Flash Point - Savannah Kade Page 0,12

the best he could do to let out the tension.

“You okay, boss?” Bethany asked from the seat next to him.

“Yeah.” He let the word roll out on a sigh, though what he really should have said was no.

He wasn't okay. There were two kids still out there. The Ryder boys were thirteen and four. Four! he thought to himself. The littlest one wasn't even in school yet.

Leo was working hard to keep a lid on his rage. He was livid with the kids. What had they been thinking? Where were the parents? In his own mind, he sounded like his father. They weren't thinking. That's what!

Usually, he was more gracious. Kids did stupid things. Some kids had the misfortune of their stupidity turning into real trouble. Most kids just got out of it, no worse for the wear, and never realizing just how much danger they could have been in. But here he was, sitting in his truck, running the engine, with Bethany fidgeting next to him, not able to get going because he was stuck waiting on the rest of the search team.

Another car over, Doug and Bob also waited. And beyond them, Bland and Stanford from the Beatrice FD. The others also ran their engines, as everyone was keeping as warm as possible before they headed out into the cold.

The minutes ticked by like eons. The storm was getting closer, and the kids were getting further away, or more injured, or making more stupid decisions. Probably, they were getting colder. And that was dangerous.

“We can check the provisions again,” Bethany offered almost too cheerfully, as though she were trying to start a task to fill his time.

He chuckled. “I've checked them twice. There's nothing left to do but wait. I just suck at it.”

She didn’t protest his statement.

There were four firefighters coming from the Redemption FD. Depending on what the day brought, they could maybe get out a big community search team. But only if it cleared up. It wouldn't be the first time that Redemption and the surrounding areas needed to come together to look for a kid. He remembered everyone searching for his own brother when he got lost in the woods. That was the first time Leo had met Taggert.

Leo knew now that Taggert had been barely out of his rookie year but had been SAR before he was a firefighter. At the time, to nine-year-old Leo, the man had been a god. He’d saved Garrett and that had saved Leo’s parents’ marriage, too, though he’d only been viscerally aware of that at the time.

Even back then, a lot of the locals already knew about doing the searches. It was big country out here, and they understood the rules—hold hands, walk in a line, kick the plants, check up in the trees, that kind of thing.

But it was a different game in the pitch black, going on three am, near freezing temperatures and a storm rolling in. He glanced at the dash again. The temperature had dropped another four degrees, just since they’d been sitting here. He was going to grind his molars down to smooth, flat surfaces if it took any longer. So he was grateful when he saw the headlights coming up the road behind him.

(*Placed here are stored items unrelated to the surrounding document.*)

@@ -1903,6 +1915,7 @@
         if (const char* e = getenv("VOF_DEBUG_SYNC_FILE")) c->dbg_fd = open(e, O_WRONLY | O_CREAT, 0644);
     if (const char* e = getenv("VOF_FOLD_STORED")) c->fold_stored = e[0] != '0';
     if (const char* e = getenv("VOF_FUSE_REVISIT")) c->fuse_revisit = e[0] != '0';
+    if (const char* e = getenv("VOF_GALERKIN_FAST")) c->galerkin_fast = atoi(e) & 3;
     if (const char* e = getenv("VOF_L0_HANDOFF")) c->l0_handoff = e[0] != '0';
     if (const char* e = getenv("VOF_SWEEP0R_MIN_BLOCKS")) c->sweep0r_min_blocks = atol(e);
     if (const char* e = getenv("VOF_ACTIVE_LIST")) c->use_alist = e[0] != '0';
diff --git a/opticalflow_amd/csrc/vof_device.hpp b/opticalflow_amd/csrc/vof_device.hpp
--- a/opticalflow_amd/csrc/vof_device.hpp
+++ b/opticalflow_amd/csrc/vof_device.hpp
@@ -2,6 +2,7 @@
 #include <hip/hip_runtime.h>
 #include <stdint.h>
 #include <type_traits>
+#include <utility>
 
 namespace vof {
 
@@ -161,7 +162,7 @@
 }
 
 template <typename T, typename KT>
-__device__ __forceinline__ void add_raw_block(const KT& k, T alpha, T beta, int oi, int oj, T scale, T* blk) {
+__host__ __device__ __forceinline__ constexpr void add_raw_block(const KT& k, T alpha, T beta, int oi, int oj, T scale, T* blk) {
     const T P = k.P;
     if (oi == 0 && oj == 0) {
         blk[0] += scale * (P * (k.Dxx + -2 * P) - 4 * alpha);
@@ -202,6 +203,98 @@
          : (oi == 0)            ? 0x1BBu
                                 : 0x00Au;
 }
+
+enum RawField { RF_PP, RF_PDX, RF_PDY, RF_PDXX, RF_PDYY, RF_PDXY, RF_P, RF_DX, RF_DY, RF_IMAGE ,
+                RF_ALPHA = RF_IMAGE, RF_BETA, RF_ONE, RF_ALL };
+__host__ __device__ constexpr double raw_block_coef(int m, int oi, int oj, int t) {
+    if (oi == 0 && oj == 0) {
+        if (t == 0) return m == RF_PDXX ? 1 : m == RF_PP ? -2 : m == RF_ALPHA ? -4 : 0;
+        if (t == 1 || t == 3) return m == RF_PDXY ? 1 : 0;
+        if (t == 4) return m == RF_PDYY ? 1 : m == RF_PP ? -2 : m == RF_ALPHA ? -4 : 0;
+        if (t == 6) return m == RF_DX ? 1 : 0;
+        if (t == 7) return m == RF_DY ? 1 : 0;
+        if (t == 8) return m == RF_ONE ? -1 : m == RF_BETA ? -4 : 0;
+    } else if (oj == 0) {
+        const double s = oi;
+        if (t == 0) return m == RF_PDX ? s : (m == RF_PP || m == RF_ALPHA) ? 1 : 0;
+        if (t == 1 || t == 3) return m == RF_PDY ? s / 2 : 0;
+        if (t == 2) return m == RF_P ? -s / 2 : 0;
+        if (t == 4) return m == RF_ALPHA ? 1 : 0;
+        if (t == 6) return m == RF_P ? s / 2 : 0;
+        if (t == 8) return m == RF_BETA ? 1 : 0;
+    } else if (oi == 0) {
+        const double s = oj;
+        if (t == 0) return m == RF_ALPHA ? 1 : 0;
+        if (t == 1 || t == 3) return m == RF_PDX ? s / 2 : 0;
+        if (t == 4) return m == RF_PDY ? s : (m == RF_PP || m == RF_ALPHA) ? 1 : 0;
+        if (t == 5) return m == RF_P ? -s / 2 : 0;
+        if (t == 7) return m == RF_P ? s / 2 : 0;
+        if (t == 8) return m == RF_BETA ? 1 : 0;
+    } else {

Leo was out of the car before they were even close. That was dumb. It was cold and he should have conserved his body heat, but he couldn't sit still any longer.

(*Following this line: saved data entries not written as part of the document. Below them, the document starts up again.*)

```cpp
int sgs_spmm_csr_dual(const float* X_a, const float* X_b, int64_t N, int64_t D, const float* bias, int act, float p_drop, uint32_t site,
                      int64_t nnz_a, const int32_t* ptr_a, const int32_t* col_a, const float* val_a, const float* diag_a, uint64_t seed_a,
                      float* Y_a, int64_t nnz_b, const int32_t* ptr_b, const int32_t* col_b, const float* val_b, const float* diag_b,
                      uint64_t seed_b, float* Y_b, sgs_stream_t stream_) {
    hipStream_t stream = static_cast<hipStream_t>(stream_);
    SGS_REQUIRE(N > 0 && D > 0, SGS_EINVAL, "sgs_spmm_csr_dual: bad sizes");
    SGS_REQUIRE(act >= SGS_ACT_NONE && act <= SGS_ACT_RELU_DROPOUT && p_drop >= 0.f && p_drop < 1.f, SGS_EINVAL,
                "sgs_spmm_csr_dual: bad activation / dropout");
    SGS_REQUIRE(X_a && X_b && ptr_a && ptr_b && Y_a && Y_b && Y_a != Y_b && X_a != Y_a && X_a != Y_b && X_b != Y_a && X_b != Y_b, SGS_EINVAL,
                "sgs_spmm_csr_dual: null or aliased pointer");
    const int var = sgs_spmm_csr_variant(N, D, nnz_a, aligned16(X_a) && aligned16(Y_a));
    SGS_REQUIRE(var >= 1000 && var == sgs_spmm_csr_variant(N, D, nnz_b, aligned16(X_b) && aligned16(Y_b)), SGS_EINVAL,
                "sgs_spmm_csr_dual: not two row-block shapes of one variant (see sgs_spmm_csr_variant)");
    const float scale = 1.0f / (1.0f - p_drop);
    const uint32_t th = dropout_thresh(p_drop);
    if (act == SGS_ACT_RELU_DROPOUT && p_drop == 0.f) act = SGS_ACT_RELU;
    SpmmDualArgs a;
    a.job[0] = SpmmDualJob{X_a, ptr_a, col_a, val_a, diag_a, Y_a, nullptr, nnz_a, seed_a};
    a.job[1] = SpmmDualJob{X_b, ptr_b, col_b, val_b, diag_b, Y_b, nullptr, nnz_b, seed_b};
    const dim3 g_(static_cast<unsigned>(N), 2);
    switch (var) {
        case 1416: hipLaunchKernelGGL((spmm_csr_rowblock_dual<4, 16>), g_, dim3(1024), 0, stream, a, N, D, bias, act, scale, th, site, epoch_ptr()); break;
        case 1404: hipLaunchKernelGGL((spmm_csr_rowblock_dual<4, 4>), g_, dim3(kT), 0, stream, a, N, D, bias, act, scale, th, site, epoch_ptr()); break;
        case 1116: hipLaunchKernelGGL((spmm_csr_rowblock_dual<1, 16>), g_, dim3(1024), 0, stream, a, N, D, bias, act, scale, th, site, epoch_ptr()); break;
        default:   hipLaunchKernelGGL((spmm_csr_rowblock_dual<1, 4>), g_, dim3(kT), 0, stream, a, N, D, bias, act, scale, th, site, epoch_ptr()); break;
    }
    SGS_LAUNCH_OK();
    return SGS_OK;
}

}

extern "C" {

size_t sgs_graph_filter_multi_workspace_bytes(int64_t E_parent, int64_t N, int64_t D) {
    if (E_parent < 0) E_parent = 0;
    if (N < 0) N = 0;
    if (D < 1) D = 1;
    return 2 * carve_bytes(static_cast<size_t>(D * (N + 1)), 4) + carve_bytes(static_cast<size_t>(D * E_parent + 1), 4) + 256;
}
// ... 73 lines not shown
int sgs_spmm_csr_multi(const float* X, int64_t x_stride, int64_t N, int64_t Dc, int64_t nnz, int64_t D, const int32_t* ptr, const int32_t* col,
                       const float* val, const float* diag, const float* bias, int act, float* Y, sgs_stream_t stream_) {
    hipStream_t stream = static_cast<hipStream_t>(stream_);
    SGS_REQUIRE(N >= 0 && Dc >= 0 && nnz >= 0 && D >= 1 && D <= 65535 && x_stride >= 0, SGS_EINVAL, "sgs_spmm_csr_multi: bad sizes");
    SGS_REQUIRE(act == SGS_ACT_NONE || act == SGS_ACT_RELU, SGS_EINVAL, "sgs_spmm_csr_multi: act must be NONE or RELU (forward only)");
    if (N == 0 || Dc == 0) return SGS_OK;
    SGS_REQUIRE(X && ptr && Y && (nnz == 0 || (col && val)), SGS_EINVAL, "sgs_spmm_csr_multi: null pointer");
    SGS_REQUIRE(x_stride == 0 || x_stride >= N * Dc, SGS_EINVAL, "sgs_spmm_csr_multi: x_stride must be 0 (shared X) or >= N * Dc");
    SGS_REQUIRE(X + (D - 1) * x_stride + N * Dc <= Y || Y + D * N * Dc <= X, SGS_EINVAL, "sgs_spmm_csr_multi: X and Y overlap");
    const int vec = (Dc % 4 == 0 && x_stride % 4 == 0 && aligned16(X) && aligned16(Y)) ? 4 : 1;
    const int lpr = pick_lpr(Dc, vec);
    const unsigned Du = static_cast<unsigned>(D);
    if (N <= 65536 && nnz >= 16 * N) {
        const bool wide = nnz >= 256 * N;
        const dim3 g_(static_cast<unsigned>(N), Du);
        if (vec == 4 && wide)
            hipLaunchKernelGGL((multi_spmm_csr_rowblock<4, 16>), g_, dim3(1024), 0, stream, X, x_stride, N, Dc, nnz, ptr, col, val, diag, bias, act, Y);
        else if (vec == 4)
            hipLaunchKernelGGL((multi_spmm_csr_rowblock<4, 4>), g_, dim3(kT), 0, stream, X, x_stride, N, Dc, nnz, ptr, col, val, diag, bias, act, Y);
        else if (wide)
            hipLaunchKernelGGL((multi_spmm_csr_rowblock<1, 16>), g_, dim3(1024), 0, stream, X, x_stride, N, Dc, nnz, ptr, col, val, diag, bias, act, Y);
        else
            hipLaunchKernelGGL((multi_spmm_csr_rowblock<1, 4>), g_, dim3(kT), 0, stream, X, x_stride, N, Dc, nnz, ptr, col, val, diag, bias, act, Y);
    } else {
        DISPATCH_VEC_LPR_Y(multi_spmm_csr, vec, lpr, N, Du, X, x_stride, N, Dc, nnz, ptr, col, val, diag, bias, act, Y);
    }
    SGS_LAUNCH_OK();
    return SGS_OK;
}

}
```

Baseline: 103.5 million.

## Add wave-cooperative long-row gather path to CSR SpMM kernels

Adds a specialised gather path for CSR rows with at least 256 nonzeros. Each lane prefetches one column index and weight, which are then broadcast with readlane, and the X row gathers are double-buffered in groups. The path is enabled through template flags across the rowblock, pair and dual kernels, but only when N ≤ 4096 and a global switch is on. The aim is to hide index-load latency and raise memory-level parallelism on dense rows, at the cost of extra kernel instantiations and register pressure.

```diff
diff --git a/include/sgs_hip.h b/include/sgs_hip.h
--- a/include/sgs_hip.h
+++ b/include/sgs_hip.h
@@ -142,6 +142,10 @@
 
 int sgs_spmm_csr_variant(int64_t N, int64_t D, int64_t nnz, int aligned16);
 int sgs_sddmm_csr_variant(int64_t N, int64_t D, int64_t nnz, int aligned16);
+
+int sgs_spmm_long_rows_set(int on);
+int sgs_spmm_long_rows_threshold(void);
+int sgs_spmm_long_rows_active(int64_t N, int64_t D);
 
 int sgs_act_bwd(const float* dY, const float* Y, int64_t n, int act, float p_drop, float* dZ, sgs_stream_t stream);
 size_t sgs_colsum_workspace_bytes(int64_t N, int64_t D);
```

He watched as the ambulance bounced its way up the long, rutted path, and he knew it had taken them longer to get here because they’d brought the cumbersome vehicle.

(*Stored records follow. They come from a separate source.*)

template <typename T, bool WS>
__global__ __launch_bounds__(256, 2) void frontend_bwd_kernel(const float* __restrict__ rgb, const float* __restrict__ ir,
                                                             const float* __restrict__ w, const float* __restrict__ bias,
                                                             const float* __restrict__ gamma, const T* __restrict__ dout,
                                                             float* __restrict__ dw, float* __restrict__ db,
                                                             float* __restrict__ dgamma, float* __restrict__ dbeta,
                                                             float* __restrict__ ws, const FeGeo g, long ntok, int nblk) {
  __shared__ float sE[4][64][EP];
  __shared__ float sP[4][64][17];
  const int tid = threadIdx.x, lane = tid & 63;
  const int p = __builtin_amdgcn_readfirstlane(tid >> 6);
  const int tt = g.th * g.tw;
  const float* wp = w + p * CE * 16;
  const float* bp = bias + p * CE;
  const float* gp = gamma + p * CE;
  const int t16 = lane & 15, g4 = lane >> 4;
  constexpr int KPL = TT<T>::KPL, SPR = CE / KPL;

  f32x4 adw[3];
#pragma unroll
  for (int s = 0; s < 3; ++s) adw[s] = f32x4{0.f, 0.f, 0.f, 0.f};
  float adg[12], adbt[12], ads[12];
#pragma unroll
  for (int j = 0; j < 12; ++j) { adg[j] = 0.f; adbt[j] = 0.f; ads[j] = 0.f; }

  auto fetch = [&](int blk, float* pt) {
    const long tok = (long)blk * 64 + lane;
    if (blk < nblk && tok < ntok) {
      const int b = (int)(tok / tt);
      const int rem = (int)(tok - (long)b * tt);
      const int y = rem / g.tw, x = rem - y * g.tw;
      load_patch(rgb, ir, g, p, b, y, x, pt);
    } else {
#pragma unroll
      for (int i = 0; i < 16; ++i) pt[i] = 0.f;
    }
  };
  float pt[16];
  fetch(blockIdx.x, pt);
  float wa[3][4];
  f32x4 eb[3];
#pragma unroll
  for (int s = 0; s < 3; ++s) {
#pragma unroll
    for (int kk = 0; kk < 4; ++kk) wa[s][kk] = wp[(16 * s + t16) * 16 + 4 * kk + g4];
#pragma unroll
    for (int r = 0; r < 4; ++r) eb[s][r] = bp[16 * s + 4 * g4 + r];
  }

  for (int blk = blockIdx.x; blk < nblk; blk += gridDim.x) {
    const long tok = (long)blk * 64 + lane;
    const bool live = tok < ntok;
    uint4 raw[SPR];
#pragma unroll
    for (int c = 0; c < SPR; ++c)
      raw[c] = live ? *(const uint4*)(dout + tok * 192 + p * CE + c * KPL) : make_uint4(0u, 0u, 0u, 0u);
    __syncthreads();
#pragma unroll
    for (int k = 0; k < 16; ++k) sP[p][lane][k] = pt[k];
    wave_sync();
#pragma unroll
    for (int n = 0; n < 4; ++n) {
      float pb[4];
#pragma unroll
      for (int kk = 0; kk < 4; ++kk) pb[kk] = sP[p][16 * n + t16][4 * kk + g4];
#pragma unroll
      for (int s = 0; s < 3; ++s) {
        f32x4 e = eb[s];
#pragma unroll
        for (int kk = 0; kk < 4; ++kk) e = __builtin_amdgcn_mfma_f32_16x16x4f32(wa[s][kk], pb[kk], e, 0, 0, 0);
#pragma unroll
        for (int r = 0; r < 4; ++r) sE[p][16 * n + t16][16 * s + 4 * g4 + r] = e[r];
      }
    }
    __syncthreads();
    const int qa = pair_q(p), qb = pair_kv(p);
    float xh[CE];
    float mean = 0.f;
#pragma unroll
    for (int j0 = 0; j0 < CE; j0 += 12) {
#pragma unroll
      for (int j = j0; j < j0 + 12; ++j) { xh[j] = sE[qa][lane][j] + sE[qb][lane][j]; mean += xh[j]; }
      __builtin_amdgcn_sched_barrier(0);
    }
    __syncthreads();
    mean *= (1.0f / CE);
    float var = 0.f;
#pragma unroll
    for (int j = 0; j < CE; ++j) { xh[j] -= mean; var += xh[j] * xh[j]; }
    const float rstd = rsqrtf(var * (1.0f / CE) + 1e-5f);
    float c1 = 0.f, c2 = 0.f;
#pragma unroll
    for (int j = 0; j < 12; ++j) {
      float u[4], d[4];
#pragma unroll
      for (int m = 0; m < 4; ++m) {
        const int jj = j + 12 * m;
        d[m] = chunk_elem<T>(raw[jj / KPL], jj % KPL);
        xh[jj] *= rstd;
        const float gg = d[m] * gp[jj];
        c1 += gg; c2 += gg * xh[jj];
        u[m] = d[m] * xh[jj];
      }
      adg[j] += fold4(u);
      adbt[j] += fold4(d);
      __builtin_amdgcn_sched_barrier(0);
    }
    c1 *= (1.0f / CE); c2 *= (1.0f / CE);
#pragma unroll
    for (int j = 0; j < 12; ++j) {
      float d[4];
#pragma unroll
      for (int m = 0; m < 4; ++m) {
        const int jj = j + 12 * m;
        d[m] = rstd * (chunk_elem<T>(raw[jj / KPL], jj % KPL) * gp[jj] - c1 - xh[jj] * c2);
        sE[p][lane][jj] = d[m];
      }
      ads[j] += fold4(d);
    }
    fetch(blk + gridDim.x, pt);
    __syncthreads();
    if (p == 0) dw_tiles<1>(&sE[0][0][0], nullptr, nullptr, &sP[0][0][0], lane, adw);
    else if (p == 1) dw_tiles<3>(&sE[0][0][0], &sE[1][0][0], &sE[3][0][0], &sP[1][0][0], lane, adw);
    else if (p == 2) dw_tiles<2>(&sE[1][0][0], &sE[2][0][0], nullptr, &sP[2][0][0], lane, adw);
    else dw_tiles<2>(&sE[2][0][0], &sE[3][0][0], nullptr, &sP[3][0][0], lane, adw);
  }
  float* wsp = WS ? ws + (long)blockIdx.x * FE_PART + p * (FE_PART / 4) : nullptr;
#pragma unroll
  for (int s = 0; s < 3; ++s)
#pragma unroll
    for (int r = 0; r < 4; ++r) {
      const int o = (16 * s + 4 * g4 + r) * 16 + t16;
      if constexpr (WS) wsp[o] = adw[s][r];
      else atomicAdd(dw + p * CE * 16 + o, adw[s][r]);
    }
#pragma unroll
  for (int j = 0; j < 12; ++j) {
    float a = adg[j], c = adbt[j], d = ads[j];
#pragma unroll
    for (int m = 1; m < 16; m <<= 1) { a += __shfl_xor(a, m); c += __shfl_xor(c, m); d += __shfl_xor(d, m); }
    if (t16 == 0) {
      const int ch = j + 12 * g4;
      if constexpr (WS) {
        wsp[CE * 16 + ch] = a; wsp[CE * 17 + ch] = c; wsp[CE * 18 + ch] = d;
      } else {
        atomicAdd(dgamma + p * CE + ch, a);
        atomicAdd(dbeta + p * CE + ch, c);
        atomicAdd(db + pair_q(p) * CE + ch, d);
        atomicAdd(db + pair_kv(p) * CE + ch, d);
      }
    }
  }
}
// ... 1 lines not shown
constexpr int FE_RG = 32;
__global__ __launch_bounds__(64) void frontend_bwd_reduce_kernel(const float* __restrict__ ws, int nwg, float* __restrict__ dw,
                                                                float* __restrict__ db, float* __restrict__ dgamma,
                                                                float* __restrict__ dbeta) {
  const int col = blockIdx.x * 64 + threadIdx.x;
  const int r0 = blockIdx.y * FE_RG, r1 = (r0 + FE_RG) < nwg ? (r0 + FE_RG) : nwg;
  float a = 0.f;
  for (int r = r0; r < r1; ++r) a += ws[(long)r * FE_PART + col];
  const int p = col / (FE_PART / 4), o = col - p * (FE_PART / 4);
  if (o < CE * 16) atomicAdd(dw + p * CE * 16 + o, a);
  else if (o < CE * 17) atomicAdd(dgamma + p * CE + o - CE * 16, a);
  else if (o < CE * 18) atomicAdd(dbeta + p * CE + o - CE * 17, a);
  else {
    atomicAdd(db + pair_q(p) * CE + o - CE * 18, a);
    atomicAdd(db + pair_kv(p) * CE + o - CE * 18, a);
  }
}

Slowly, it parked, the headlights cutting through the burned-out field in front of where they all sat now. He'd requested the ambulance, afraid of what they might find. But they were here now, and suddenly it was go time.

He watched as Kane, Phillips, Kelly, and Huston climbed out of the big truck that had followed. Kane and Kelly were solid. Huston was an unknown and Leo didn’t know why his gut reaction was not to like her. Maybe it was because she was a little standoffish and he was used to the general warmth of the locals.

But Phillips? Conrad Phillips was a right asshole, and Leo wished he hadn't come. Unfortunately, the man had trained up for search and rescue. And he wasn't bad at it.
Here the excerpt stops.